US Oncology, Houston, TX
 
 
 
Defense Logistics Agency, Defense Supply Center Philadelphia, Philadelphia, PA
 
 
 
Princess Margaret Hospital, Toronto, Canada
 
Siemens Medical Systems, our largest customer, accounted for 13.4% of our net sales in the six months ended March 31, 2002, 12.7% in the year ended September 30, 2001, 14.6% in fiscal 2000 and 17.7% in fiscal 1999. Revenues from the sale of our products and services outside the United States accounted for $1.5 million, or 7.5%, of our net sales in the six months ended March 31, 2002, $2.1 million, or 6.2%, of our net sales in fiscal 2001, $2.2 million, or 7.9%, of our net sales in fiscal 2000, and $2.0 million, or 9.8%, of our net sales in fiscal 1999.
 
Sales and Marketing
 
We market and sell our products and services worldwide through a direct sales force as well as through several distributors. Management of our North American sales force is centralized and organized into five regions, each with a district manager reporting to our Vice President of Sales for North America. Sales outside of North America are managed by our Vice President of Worldwide Sales. In addition to our direct sales efforts, we have a distributor relationship with Siemens Medical Systems, which markets and sells our products on a non-exclusive basis, primarily in Western Europe and North America. We also have non-exclusive distributor relationships in Italy and Japan for the marketing and sales of our products.
 
We market our products to individuals who either make or influence the decision to purchase an oncology IT solution, including oncologists, nurses, physicists, therapists, IT staff, registrars and oncology administrators. As healthcare personnel, our customers are required to remain active in the associations that administer their professional certification, attending their meetings, subscribing to their publications and maintaining membership in their national and regional organizations. Therefore, we deliver our message to our potential customers by exhibiting and presenting at trade shows and meetings, by advertising and placing articles in trade publications and by direct mailings to association members. Our marketing plan also includes users’ meetings, symposiums, advisory groups, customer profiles and user publications to promote our customers’ expanded use of our systems.
 
Competition
 
We believe the principal factors affecting the market for our products and services include product functionality, integration, configuration options, open standards, customer service, company reputation, equipment and software bundling and price.
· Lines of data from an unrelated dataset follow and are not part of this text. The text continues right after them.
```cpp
#define SD_OBSTACLES 0x001u
#define SD_PATH_ALIGN 0x002u
#define SD_PATH_FOLLOW 0x004u
#define SD_GOAL_ANGLE 0x008u
#define SD_PREFER_FORWARD 0x010u
#define SD_USE_PATH_YAW 0x020u
#define SD_ACCUMULATE 0x040u
#define SD_STORE_TRAJ 0x080u
#define SD_TRACK_UNKNOWN 0x100u
#define SD_NEED_FURTHEST 0x200u
#define SD_LOCAL_FURTHEST 0x400u
#define SD_CONSTRAINT 0x800u
#define SD_COST 0x1000u
#define SD_GOAL 0x2000u
#define SD_TWIRLING 0x4000u
#define SD_PATH_ANGLE 0x8000u
#define SD_DEADBAND 0x10000u
#define SD_FP_OBSTACLES 0x20000u
#define SD_FP_COST 0x40000u
#define SD_PATH_ALIGN_LEGACY 0x80000u
// ... 74 lines not shown
  float ga_weight, ga_goal_yaw;
  uint32_t ga_power;
  float pfw_weight;
  uint32_t pfw_power;
  float con_weight, con_max_vel, con_min_vel;
  uint32_t con_power;
  float con_acker_r;
  const float* lut_cost;
  float cost_w254, cost_collision_cost;
  float cost_critical;
  uint32_t cost_near_goal;
  uint32_t cost_power;
  double goal_x, goal_y;
  float goal_weight;
  uint32_t goal_power;
  float tw_weight;
  uint32_t tw_power;
  const uint8_t* pang_active;
  float pang_weight;
  uint32_t pang_power, pang_offset;
  int32_t pang_correct;
  const uint8_t* pal_active;
  float pal_weight, pal_eval;
  uint32_t pal_power;
  double db_vx, db_vy, db_wz;
  float db_weight;
  uint32_t db_power;
  uint32_t fp_n;
  float fp_pic;
  const SmpcLut* lut_fp;
  double fp_x[16], fp_y[16];
  float g_vx, g_vy, g_wz;
  float neg_inv_temp;
  float k2;
  float* partials;
  uint32_t* furthest_out;
  uint32_t tail;
  uint32_t* tail_counter;
  float* tuple;
  SmpcFinal fin;
  unsigned long long* timeline;
  uint32_t canary_echo;
  uint32_t tick_inline;
  uint32_t u_inline;
  uint16_t io_px, io_py, io_pyaw, io_D, io_pf_idx, io_pvalid, io_pa_active, io_pang_active, io_pal_active, io_pad;
  uint8_t tick_bytes[1536] __attribute__((aligned(16)));
  float u_arg[3 * 64] __attribute__((aligned(16)));
};
#define SMPC_INLINE_TICK_CAP 1536u
#define SMPC_MAX_GRID 2048u
#define SMPC_CANARY_SLOT(T) (SMPC_MAX_GRID * (4u + 3u * (T)))
#define SMPC_TAIL_MAX_GRID 512u
#define SMPC_TAIL_STAMPS_AT (8192u + 2048u * 8u)
static inline uint32_t smpc_tail_lds_bytes(uint32_t T) {return (512u + 64u + ((4u + 3u * T + 63u) / 64u) * 2048u + 4u) * 4u;}

#if defined(__HIPCC__)
struct SmpcTickPtrs {
  const float* u;
  const float* px;
  const float* py;
  const float* pyaw;
  const float* D;
  const uint32_t* pf_idx;
  const uint8_t* pvalid;
  const uint8_t* pa_active;
  const uint8_t* pang_active;
  const uint8_t* pal_active;
};
__device__ __forceinline__ SmpcTickPtrs smpc_tick_ptrs(const SmpcDev& p, bool kernarg_is_dev)
{
  SmpcTickPtrs t{p.u, p.px, p.py, p.pyaw, p.D, p.pf_idx, p.pvalid, p.pa_active, p.pang_active, p.pal_active};
#if defined(__HIP_DEVICE_COMPILE__)
  if (kernarg_is_dev && p.tick_inline) {
    const uint8_t* k = reinterpret_cast<const uint8_t*>(__builtin_amdgcn_kernarg_segment_ptr()) +
                       __builtin_offsetof(SmpcDev, tick_bytes);
    if (p.u_inline) t.u = reinterpret_cast<const float*>(reinterpret_cast<const uint8_t*>(__builtin_amdgcn_kernarg_segment_ptr()) +
                                                         __builtin_offsetof(SmpcDev, u_arg));
    t.px = reinterpret_cast<const float*>(k + p.io_px);
    t.py = reinterpret_cast<const float*>(k + p.io_py);
    t.pyaw = reinterpret_cast<const float*>(k + p.io_pyaw);
    t.D = reinterpret_cast<const float*>(k + p.io_D);
    t.pf_idx = reinterpret_cast<const uint32_t*>(k + p.io_pf_idx);
    t.pvalid = k + p.io_pvalid;
    t.pa_active = k + p.io_pa_active;
    t.pang_active = k + p.io_pang_active;
    t.pal_active = k + p.io_pal_active;
  }
#else
  (void)kernarg_is_dev;
#endif
  return t;
}
#endif

#if defined(__HIPCC__)
__host__ __device__
#endif
static inline uint32_t smpc_furthest_index(float F) {return (uint32_t)(F + 0.5f);}


#define SMPC_P2P_MAX_RANKS 16
struct SmpcP2P {
  float* peer[SMPC_P2P_MAX_RANKS];
  uint32_t world, rank;
  uint32_t slot_floats;
  uint32_t xseq;
// ... 28 lines not shown
```

mpcholonavigation_amd/csrc/smpc_lane.hip:

```cpp

#include <hip/hip_runtime.h>
#include <stdint.h>
#include <stdio.h>

#include <type_traits>

#include "smpc_dev.h"
#include "smpc_device_math.h"
#include "smpc_tail.h"
#include "smpc_lane_common.h"
#include "smpc_inst.h"

#ifndef WAVE
#define WAVE 64
#endif
#ifndef LANE_X_RR_NOLOAD
#define LANE_X_RR_NOLOAD 0
#endif
#define LANE_BLOCK 512
#ifndef LANE_BLOCK_RR
#define LANE_BLOCK_RR 512
#endif

#ifndef LANE_X_GAMMA_N
#define LANE_X_GAMMA_N 0
#endif
#ifndef LANE_X_GAMMA_UC
#define LANE_X_GAMMA_UC 1
#endif
#ifndef LANE_X_FURTHEST_WINDOW
#define LANE_X_FURTHEST_WINDOW 1
#endif
#ifndef LANE_X_PFW_MIN
#define LANE_X_PFW_MIN 1
#endif
#ifndef LANE_X_CELL_AX
#define LANE_X_CELL_AX 1
#endif
#ifndef LANE_X_PIN_LDS
#define LANE_X_PIN_LDS 0
#endif
#ifndef LANE_X_PARK_STEP
#define LANE_X_PARK_STEP 0
#endif
#ifndef LANE_X_CONST_VGPR
#define LANE_X_CONST_VGPR 0
#endif

#ifndef LANE_X_PFW_BARE
#define LANE_X_PFW_BARE 1
#endif
#ifndef LANE_X_NOISE_QUAD
#define LANE_X_NOISE_QUAD 1
#endif
#ifndef LANE_X_PRIO_ITER
#define LANE_X_PRIO_ITER 1
#endif

template <bool TO_GM>
__global__ void __launch_bounds__(256) smpc_relayout(const float* __restrict__ src, float* __restrict__ dst,
                                                    uint32_t B, uint32_t T)
{
  __shared__ float tile[32][33];
  const uint32_t b0 = blockIdx.x * 32, t0 = blockIdx.y * 32;
  const uint32_t lx = threadIdx.x & 31, ly = threadIdx.x >> 5;
  if (TO_GM) {
    for (uint32_t k = ly; k < 32; k += 8) {
      const uint32_t b = b0 + k, t = t0 + lx;
      tile[k][lx] = (b < B && t < T) ? src[(size_t)b * T + t] : 0.f;
    }
    __syncthreads();
    for (uint32_t k = ly; k < 32; k += 8) {
      const uint32_t t = t0 + k, b = b0 + lx;
      if (b < B && t < T) dst[SMPC_GM_INDEX(b, t, T)] = tile[lx][k];
    }
  } else {
    for (uint32_t k = ly; k < 32; k += 8) {
      const uint32_t t = t0 + k, b = b0 + lx;
      tile[lx][k] = (b < B && t < T) ? src[SMPC_GM_INDEX(b, t, T)] : 0.f;
    }
    __syncthreads();
    for (uint32_t k = ly; k < 32; k += 8) {
      const uint32_t b = b0 + k, t = t0 + lx;
      if (b < B && t < T) dst[(size_t)b * T + t] = tile[k][lx];
    }
  }
}

hipError_t smpc_launch_relayout(const float* src, float* dst, uint32_t B, uint32_t T, bool to_gm, hipStream_t st)
{
  const dim3 grid((B + 31) / 32, (T + 31) / 32);
  if (to_gm) hipLaunchKernelGGL(smpc_relayout<true>, grid, dim3(256), 0, st, src, dst, B, T);
  else hipLaunchKernelGGL(smpc_relayout<false>, grid, dim3(256), 0, st, src, dst, B, T);
  return hipGetLastError();
}

__global__ void __launch_bounds__(64) smpc_lane_reduce_kernel(const float* __restrict__ v,
                                                              const float* __restrict__ w,
                                                              float* __restrict__ out)
{
  const int lane = threadIdx.x;
  float V[64];
#pragma unroll
  for (int t = 0; t < 64; ++t) V[t] = v[lane * 64 + t];
  const LaneW lw = lane_weights(w[lane], lane);
  out[lane] = lane_reduce64(V, lw, lane);
}

hipError_t smpc_launch_lane_reduce(const float* v, const float* w, float* out, hipStream_t st)
// ... 114 lines not shown
```

mpcholonavigation_amd/csrc/smpc_lane_common.h:

```cpp
#ifndef SMPC_LANE_COMMON_H_
#define SMPC_LANE_COMMON_H_

#include <hip/hip_runtime.h>
#include <stdint.h>

#include "smpc_dev.h"
#include "smpc_device_math.h"

#ifndef WAVE
#define WAVE 64
#endif

typedef unsigned u32x2 __attribute__((ext_vector_type(2)));
typedef const float __attribute__((address_space(4))) * cfloat_p;
typedef float f32x32 __attribute__((ext_vector_type(32)));
typedef float f32x4 __attribute__((ext_vector_type(4)));
typedef float f32x2 __attribute__((ext_vector_type(2)));
#define LANE_PARK_STRIDE 68

struct LaneW {
  float wa, wb;
};

#define SMPC_DPP_NODE(NAME, CTRL, BANKS)                                                    \
// ... 13 lines not shown
template <int CTRL>
__device__ __forceinline__ float dpp_mov(float v)
{
  return __uint_as_float(
    (uint32_t)__builtin_amdgcn_update_dpp(0, (int)__float_as_uint(v), CTRL, 0xF, 0xF, false));
}

template <int K, int Rr>
__device__ __forceinline__ float lane_reduce_node(const float (&V)[64], const LaneW& w, int lane)
{
  if constexpr (K == 0) {
    return V[Rr];
  } else {
    const float a = lane_reduce_node<K - 1, Rr>(V, w, lane);
    const float b = lane_reduce_node<K - 1, Rr + (64 >> K)>(V, w, lane);
    if constexpr (K == 1) {
      const u32x2 s = __builtin_amdgcn_permlane32_swap(__float_as_uint(a), __float_as_uint(b),
                                                       false, false);
      return fmaf(w.wa, __uint_as_float(s.x), w.wb * __uint_as_float(s.y));
    } else if constexpr (K == 2) {
      const u32x2 s = __builtin_amdgcn_permlane16_swap(__float_as_uint(a), __float_as_uint(b),
                                                       false, false);
      return __uint_as_float(s.x) + __uint_as_float(s.y);
    } else if constexpr (K == 3) {
      return node_bit3(a, b);
    } else if constexpr (K == 4) {
      return node_bit2(a, b);
    } else if constexpr (K == 5) {
      const float ta = a + dpp_mov<0x4E>(a);
      const float tb = b + dpp_mov<0x4E>(b);
      return (lane & 2) ? tb : ta;
    } else {
      const float ta = a + dpp_mov<0xB1>(a);
      const float tb = b + dpp_mov<0xB1>(b);
      return (lane & 1) ? tb : ta;
    }
  }
}

__device__ __forceinline__ LaneW lane_weights(float w, int lane)
{
  const float wo = __shfl_xor(w, 32, WAVE);
  LaneW r;
  r.wa = lane < 32 ? w : wo;
  r.wb = lane < 32 ? wo : w;
  return r;
}

__device__ __forceinline__ float lane_reduce64(const float (&V)[64], const LaneW& w, int lane)
{
  return lane_reduce_node<6, 0>(V, w, lane);
}

__device__ __forceinline__ int cvt_floor_i32(float q)
{
  int r;
  asm("v_cvt_flr_i32_f32 %0, %1" : "=v"(r) : "v"(q));
  return r;
}

__device__ __forceinline__ float add_min_zero(float acc, float x)
{
  float m;
  asm("v_min_f32 %1, 0, %2\n\tv_add_f32 %0, %0, %1" : "+v"(acc), "=&v"(m) : "v"(x));
  return acc;
}

__device__ __forceinline__ uint32_t cell_byte_exact(const SmpcDev& p, uint8_t* s_map, float x,
                                                    float y, uint32_t slot)
{
  const uint32_t nwin = (uint32_t)(p.win_w * p.win_h);
  uint32_t mx = 0, my = 0;
  bool on = cell_index_exact((double)x, p.ox, p.res, p.W, mx);
  on = cell_index_exact((double)y, p.oy, p.res, p.H, my) && on;
  if (!on) return nwin;
  const uint32_t wx = mx - (uint32_t)p.win_x0, wy = my - (uint32_t)p.win_y0;
  if (wx < (uint32_t)p.win_w && wy < (uint32_t)p.win_h) return wy * p.win_w + wx;
  s_map[nwin + 1 + slot] = p.map[(size_t)my * p.W + mx];
  return nwin + 1 + slot;
}

#endif
```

The market for our products and services is intensely competitive and characterized by rapidly changing technology, evolving user needs and frequent product introductions. Our principal oncology IT competitor is Varian Medical Systems. Potential future threats include enterprise level healthcare software companies, such as Cerner Corporation and Eclipsys Corporation. In addition, although we have cooperative strategic arrangements with Siemens Medical Systems and other companies for the sale of some of our products, these companies also compete with us on the sale of other products. Other competitors include segment specific providers of practice management, specialized electronic medical record, decision support and imaging systems.
 
Several of our competitors are better established, benefit from greater name recognition, and have significantly more financial, technical and marketing resources than we do. We also anticipate that competition will further increase in the healthcare information technology sector as a result of continued consolidation in both the information technology and healthcare industries.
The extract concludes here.